Walter alludes to the notion that Jews provide a reminder to Germans of their culpability, which they would rather forget. This consequently breeds German resentment of Jews for simply remaining in Germany.
Today, Germany continues to pay reparations to elderly Holocaust survivors around the world through the Conference on Jewish Material Claims Against Germany (a.k.a. the Claims Conference). Since its inception in 1952, the Claims Conference has negotiated with Germany and Austria for more than $70 billion in compensation to more than 800,000 Holocaust victims. The Claims Conference continues to negotiate with these governments to provide care for aging victims around the world whose needs grow greater even as their numbers decrease.
The only country that has thus far refused to accept any culpability for the Holocaust has been Poland, home to Europe’s largest Jewish population before the war. That population numbered more than three million—about 10 percent of the country’s total—before the war and was almost entirely wiped out. Jews who returned to Poland after the war found themselves victims of violence as they tried to resettle in their former towns. In 1968, the communist government in Poland classified Jews as enemies of the state, blaming them for all the economic and political problems plaguing the communist system. Approximately 20,000 Jews were expelled from Poland between 1968 and 1972. Jewish property that was stolen by the Nazis fell into the hands of the communist government and was nationalized. Survivor advocates have called for restitution of approximately $300 billion, the value of property seized under the Nazi and communist regimes.
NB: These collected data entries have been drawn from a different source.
# dflaxx/3d-hashjoin

Measured on AMD Instinct MI355X. Metric: probe tuples/s + build ms, exp1 key/FK |R|=1e7 |S|=1e8, 1/2/4/8 GPU, higher is better.
Workload: dtype u32; 1 GPU; exp1 key/FK plan Csr, |R|=10000000 |S|=100000000 per GPU, uniform FKs, b=1; config=B, plan=Csr, R_total=10000000, S_total=100000000, R_per_gpu=10000000, S_per_gpu=100000000, num_buckets=10000000, emit_pairs=True, parallelism=single GPU, rehearsal_one_gpu=False

## Files before the change

3d-hashjoin_amd/csrc/chain_pk.hip:

```cpp
#include <cmath>

#include "radix_seg.hpp"

namespace hj3d {
namespace {

constexpr int kPkBlock = 1024;
constexpr int kPkRounds = 8;
constexpr int kPkTile = kPkBlock * kPkRounds;
constexpr int kPkTBits = 32 - __builtin_clz(uint32_t(kPkTile - 1));
constexpr uint32_t kPkSeg = 16;
constexpr uint32_t kPkStage2 = 15872;
static_assert(kPkTile <= kPkStage2 && kPkStage2 < 65536, "the tile alone fits the stage; stage offsets in 16 bits");
constexpr uint32_t kPkMaxP1 = 2 * kPkBlock;
constexpr uint32_t kSortedMaxPk = 32;
constexpr uint32_t kOvfFlag = 0x80000000u;

enum { kCtlNovf = 0, kCtlOut = 1, kCtlTicket = 2, kCtlOvfCursor = 3, kCtlNprobe = 4, kCtlWords = 8 };


__device__ __forceinline__ void pk_ovf_append(bool me, uint2 e, uint2* __restrict__ ovf, uint64_t* ctl) {
  const uint64_t m = __ballot(me);
  if (!m) return;
  const int lane = threadIdx.x & 63;
  const int leader = __ffsll((unsigned long long)m) - 1;
  uint64_t b = 0;
  if (lane == leader) b = atomicAdd(reinterpret_cast<unsigned long long*>(ctl + kCtlNovf), (unsigned long long)__popcll(m));
  b = __shfl(b, leader, kWave);
  const uint64_t lt = lane == 0 ? 0ull : (~0ull >> (64 - lane));
  if (me) ovf[b + __popcll(m & lt)] = e;
}

template <int PPT>
struct PkPartGeom {
  static constexpr uint32_t kSeg = kPkSeg / PPT;
  static constexpr uint32_t kStage = kPkStage2;
};
template <bool IMPLICIT, bool SEL, int PPT>
__device__ __forceinline__ void pk_part_stage(const RelView& r, const PkGeom& pk, uint32_t ntiles, uint32_t cap,
                                              uint2* __restrict__ region, uint32_t* __restrict__ counts,
                                              uint2* __restrict__ ovf, uint64_t* __restrict__ ctl,
                                              const SelRange& sel, uint32_t stage_lim) {
  constexpr uint32_t SEG = PkPartGeom<PPT>::kSeg, STAGE = PkPartGeom<PPT>::kStage;
  __shared__ uint2 stage[STAGE];
  __shared__ uint32_t loc[kPkBlock * PPT];
  __shared__ uint32_t sbase[kPkBlock * PPT];
  __shared__ uint2 seginfo[STAGE / SEG];
  __shared__ uint32_t wsum[kPkBlock / kWave];
  const uint32_t me = threadIdx.x, P = pk.P, n = uint32_t(r.n);
  const int lane = threadIdx.x & 63, wid = threadIdx.x >> 6;
  const auto sl = [&](int k) __attribute__((always_inline)) { return me + uint32_t(k) * kPkBlock; };
  uint32_t my_reg[PPT];
  uint2 creg[PPT][SEG - 1];
  uint32_t my_kc[PPT], my_cur[PPT], my_end[PPT];
#pragma unroll
  for (int k = 0; k < PPT; ++k) {
    my_reg[k] = (blockIdx.x * P + sl(k)) * cap;
    my_kc[k] = 0;
    my_cur[k] = 0;
    my_end[k] = cap;
#pragma unroll
    for (int j = 0; j < int(SEG) - 1; ++j) creg[k][j] = make_uint2(0, 0);
  }
  uint32_t ha[kPkRounds], pa[SEL ? kPkRounds : 1];
  uint32_t wa[IMPLICIT ? 1 : kPkRounds];
  auto load = [&](uint32_t (&h)[kPkRounds], uint32_t (&pw)[SEL ? kPkRounds : 1],
                  uint32_t (&rw)[IMPLICIT ? 1 : kPkRounds], uint32_t tile) __attribute__((always_inline)) {
    const uint32_t base = tile * kPkTile;
#pragma unroll
    for (int j = 0; j < kPkRounds; ++j) {
      const uint32_t i = base + uint32_t(j) * kPkBlock + me;
      const char* t = r.base + uint64_t(i) * r.stride;
      h[j] = i < n ? __builtin_nontemporal_load(reinterpret_cast<const uint32_t*>(t + r.key_off)) : 0u;
      if constexpr (!IMPLICIT)
        rw[j] = i < n ? __builtin_nontemporal_load(reinterpret_cast<const uint32_t*>(t + r.row_off)) : 0u;
      if constexpr (SEL) pw[j] = i < n ? *reinterpret_cast<const uint32_t*>(t + sel.word_off) : 0u;
    }
  };
  auto to_ovf = [&](uint2 e, uint32_t p, bool me_) __attribute__((always_inline)) {
    pk_ovf_append(me_, make_uint2(pk.hash_of(e.x, p), e.y), ovf, ctl);
  };
  auto flush_carry = [&]() __attribute__((always_inline)) {
#pragma unroll
    for (int k = 0; k < PPT; ++k) {
#pragma unroll
      for (int j = 0; j < int(SEG) - 1; ++j) {
        const bool v = sl(k) < P && uint32_t(j) < my_kc[k];
        const uint32_t o = my_cur[k] + j;
        if (v && o < my_end[k]) region[my_reg[k] + o] = creg[k][j];
        to_ovf(creg[k][j], sl(k), v && o >= my_end[k]);
      }
      my_cur[k] += my_kc[k];
      my_kc[k] = 0;
    }
  };
  auto scan = [&](uint32_t v, uint32_t* total) __attribute__((always_inline)) {
    uint32_t x = v;
#pragma unroll
    for (int o = 1; o < 64; o <<= 1) {
      const uint32_t y = __shfl_up(x, o, kWave);
      if (lane >= o) x += y;
    }
    if (lane == 63) wsum[wid] = x;
    __syncthreads();
    uint32_t pre = 0, tot = 0;
#pragma unroll
    for (int w = 0; w < kPkBlock / kWave; ++w) {
      const uint32_t t = wsum[w];
      if (w < wid) pre += t;
      tot += t;
    }
    __syncthreads();
    *total = tot;
    return pre + x - v;
  };
  uint32_t npassed = 0;
  auto process = [&](uint32_t tile, uint32_t (&h)[kPkRounds], uint32_t (&pw)[SEL ? kPkRounds : 1],
                     uint32_t (&rw)[IMPLICIT ? 1 : kPkRounds]) __attribute__((always_inline)) {
    const uint32_t base = tile * kPkTile;
    uint32_t rk[kPkRounds];
#pragma unroll
    for (int j = 0; j < kPkRounds; ++j) {
      const uint32_t i = base + uint32_t(j) * kPkBlock + me;
      const uint32_t hv = murmur32(h[j]);
      const uint32_t q = pk.dnb.div(hv);
      const uint32_t bl = hv - q * pk.nb - pk.lo;
      bool pass = i < n;
      if constexpr (SEL) {
        pass = pass && sel.test(pw[j]);
        npassed += pass;
      }
      const bool ok = pass && bl < pk.nbl;
      rk[j] = kInvalid;
      if (ok) {
        const uint32_t p = pk.dw.div(bl);
        h[j] = ((bl - p * pk.W) << pk.qbits) | q;
        rk[j] = (p << kPkTBits) | atomicAdd(&loc[p], 1u);
      }
    }
    __syncthreads();
    uint32_t my_c[PPT];
#pragma unroll
    for (int k = 0; k < PPT; ++k) {
      my_c[k] = sl(k) < P ? loc[sl(k)] : 0u;
      loc[sl(k)] = 0;
    }
    const auto seg_counts = [&](int k) __attribute__((always_inline)) {
      const uint32_t L = my_kc[k] + my_c[k];
      return (L << 16) | (L / SEG);
    };
    const auto seg_sum = [&]() __attribute__((always_inline)) {
      uint32_t t = 0;
#pragma unroll
      for (int k = 0; k < PPT; ++k) t += seg_counts(k);
      return t;
// ... 404 lines not shown
                                               const uint32_t* ldir, const uint2* lent, const PkGeom& pk,
                                               uint64_t (&acc)[kProbeFields], uint2* __restrict__ out,
                                               uint64_t out_cap) {
  uint32_t nm = 0, sc = 0, nv = 0;
  constexpr int H = (K == 8 || (CK && K == 7)) ? (K + 1) / 2 : K;
#pragma unroll
  for (int g = 0; g < K; g += H) {
    uint32_t d[H], match[H], cmps[H], q[H];
    bool live[H];
#pragma unroll
    for (int j = 0; j < H && g + j < K; ++j) {
      const bool ok = (valid >> (g + j)) & 1u;
      const uint32_t x = uint32_t(v[g + j]);
      q[j] = x & pk.qmask;
      const uint32_t w = ldir[ok ? x >> pk.qbits : 0u];
      d[j] = ok ? w : 0u;
      match[j] = kInvalid;
      cmps[j] = d[j] & 0xFFFFu;
      live[j] = cmps[j] != 0 && cmps[j] <= kSortedMaxPk;
    }
#pragma unroll
    for (uint32_t c = 0; c < 3; ++c) {
      uint64_t e[H];
      bool ok[H];
#pragma unroll
      for (int j = 0; j < H && g + j < K; ++j) {
        const uint32_t nn = d[j] & 0xFFFFu;
        ok[j] = live[j] && c < nn;
        e[j] = *reinterpret_cast<const uint64_t*>(lent + (ok[j] ? (d[j] >> 16) + (c == 0 ? 0u : nn - c) : 0u));
      }
#pragma unroll
      for (int j = 0; j < H && g + j < K; ++j) asm volatile("" : "+v"(e[j]));
#pragma unroll
      for (int j = 0; j < H && g + j < K; ++j) {
        const bool hit = ok[j] && uint32_t(e[j]) == q[j];
        match[j] = hit ? uint32_t(e[j] >> 32) : match[j];
        cmps[j] = hit ? c + 1 : cmps[j];
        live[j] = live[j] && !hit;
      }
    }
#pragma unroll
    for (int j = 0; j < H && g + j < K; ++j) {
      const uint32_t nn = d[j] & 0xFFFFu, s = d[j] >> 16;
      if (live[j] && nn > 3) {
        for (uint32_t c = 3; c < nn; ++c) {
          const uint2 e = lent[s + nn - c];
          if (e.x == q[j]) {
            cmps[j] = c + 1;
            match[j] = e.y;
            break;
          }
        }
      } else if (nn > kSortedMaxPk) {
        uint32_t minrow = kInvalid, lo_m = kInvalid, hi_m = 0, cnt = 0;
        for (uint32_t k = s; k < s + nn; ++k) {
          const uint2 e = lent[k];
          minrow = min(minrow, e.y);
          if (e.x == q[j]) {
            ++cnt;
            lo_m = min(lo_m, e.y);
            hi_m = max(hi_m, e.y);
          }
        }
        if (cnt != 0 && lo_m == minrow) {
          cmps[j] = 1;
          match[j] = lo_m;
        } else if (cnt != 0) {
          uint32_t gt = 0;
          for (uint32_t k = s; k < s + nn; ++k) gt += lent[k].y > hi_m;
          cmps[j] = 2 + gt;
          match[j] = hi_m;
        }
      }
    }
#pragma unroll
    for (int j = 0; j < H && g + j < K; ++j) {
      const bool ok = (valid >> (g + j)) & 1u;
      const uint32_t row = uint32_t(v[g + j] >> 32);
      const bool m = match[j] != kInvalid;
      nv += ok;
      nm += m;
      sc += cmps[j];
      if (MODE == 1) {
        const uint64_t slot = slot0 + uint32_t((g + j) * 64);
        if (ok && slot < out_cap) pair_st(out + slot, row, match[j]);
      }
      if (CK && m) {
        acc[4] += row;
        acc[5] += match[j];
        const uint64_t ph = pair_hash(row, match[j]);
        acc[7] += ph;
        acc[8] ^= ph;
      }
    }
  }
  acc[1] += nm;
  acc[2] += nm;
  acc[3] += sc;
  (void)nv;
}

template <int MODE, bool CK>
__device__ __forceinline__ void pk_probe_hbm(uint32_t h, uint32_t row, uint32_t s, uint32_t nn,
                                             const uint2* __restrict__ ent, uint64_t slot,
                                             uint64_t (&acc)[kProbeFields], uint2* __restrict__ out,
                                             uint64_t out_cap) {
  uint32_t match = kInvalid, cmps = nn;
  if (nn <= kSortedMaxPk) {
    for (uint32_t c = 0; c < nn; ++c) {
      const uint2 e = ent[s + (c == 0 ? 0u : nn - c)];
      if (e.x == h) {
        cmps = c + 1;
        match = e.y;
        break;
      }
    }
  } else {
    uint32_t minrow = kInvalid, lo_m = kInvalid, hi_m = 0, cnt = 0;
    for (uint32_t k = s; k < s + nn; ++k) {
      const uint2 e = ent[k];
      minrow = min(minrow, e.y);
      if (e.x == h) {
        ++cnt;
        lo_m = min(lo_m, e.y);
        hi_m = max(hi_m, e.y);
      }
    }
    if (cnt != 0 && lo_m == minrow) {
      cmps = 1;
      match = lo_m;
    } else if (cnt != 0) {
      uint32_t gt = 0;
      for (uint32_t k = s; k < s + nn; ++k) gt += ent[k].y > hi_m;
      cmps = 2 + gt;
      match = hi_m;
    }
  }
  acc[3] += cmps;
  if (match != kInvalid) {
    acc[1] += 1;
    acc[2] += 1;
    if (CK) {
      acc[4] += row;
      acc[5] += match;
      const uint64_t ph = pair_hash(row, match);
      acc[7] += ph;
      acc[8] ^= ph;
    }
  }
  if (MODE == 1 && slot < out_cap)
    __builtin_nontemporal_store((uint64_t(match) << 32) | row, reinterpret_cast<uint64_t*>(out + slot));
}

__device__ __forceinline__ void pk_stage(const uint32_t* __restrict__ off, const uint2* __restrict__ ent, uint32_t b0,
                                         uint32_t nbs, uint32_t e0, uint32_t ne, const FastDiv32& dnb, uint32_t* ldir,
                                         uint2* lent) {
  constexpr int kStage = 12;
  const uint32_t nmax = max(nbs, ne);
  for (uint32_t k0 = threadIdx.x; k0 < nmax; k0 += kPkBlock * kStage) {
    uint32_t a[kStage], b[kStage];
    uint2 x[kStage];
#pragma unroll
    for (int u = 0; u < kStage; ++u) {
      const uint32_t k = k0 + u * kPkBlock;
      a[u] = k < nbs ? off[b0 + k] : 0u;
      b[u] = k < nbs ? off[b0 + k + 1] : 0u;
      x[u] = k < ne ? ent[e0 + k] : make_uint2(0, 0);
    }
#pragma unroll
    for (int u = 0; u < kStage; ++u) {
      const uint32_t k = k0 + u * kPkBlock;
      if (k < nbs) ldir[k] = ((a[u] - e0) << 16) | (b[u] - a[u]);
      if (k < ne) lent[k] = make_uint2(dnb.div(x[u].x), x[u].y);
    }
  }
}
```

Polish officials and nationalists argue that restitution would bankrupt Poland.
Calls for restitution have sparked a major antisemitic backlash in the country among Polish nationalists who accuse Jews of manipulating the Holocaust and minimizing Polish suffering under the Nazi regime. In May 2019, several thousand far-right activists marched in Poland after President Donald Trump signed into law the Justice for Uncompensated Survivors Today (JUST) Act, which requires the U.S. State Department to report to Congress on the compliance of 47 countries—including Poland—on the restitution of Jewish assets seized during and after World War II. The JUST Act is based on the 2009 Terezin Declaration, a non-binding agreement signed by 47 nations—including Poland and the United States—recognizing the need to provide care for and restitution to Nazi victims. One Polish protester complained to France 24 that “Americans only think about Jewish and not Polish interests.” Protests against the JUST Act spread across the United States as well, with protesters calling Poland a victim of the so-called Holocaust industry.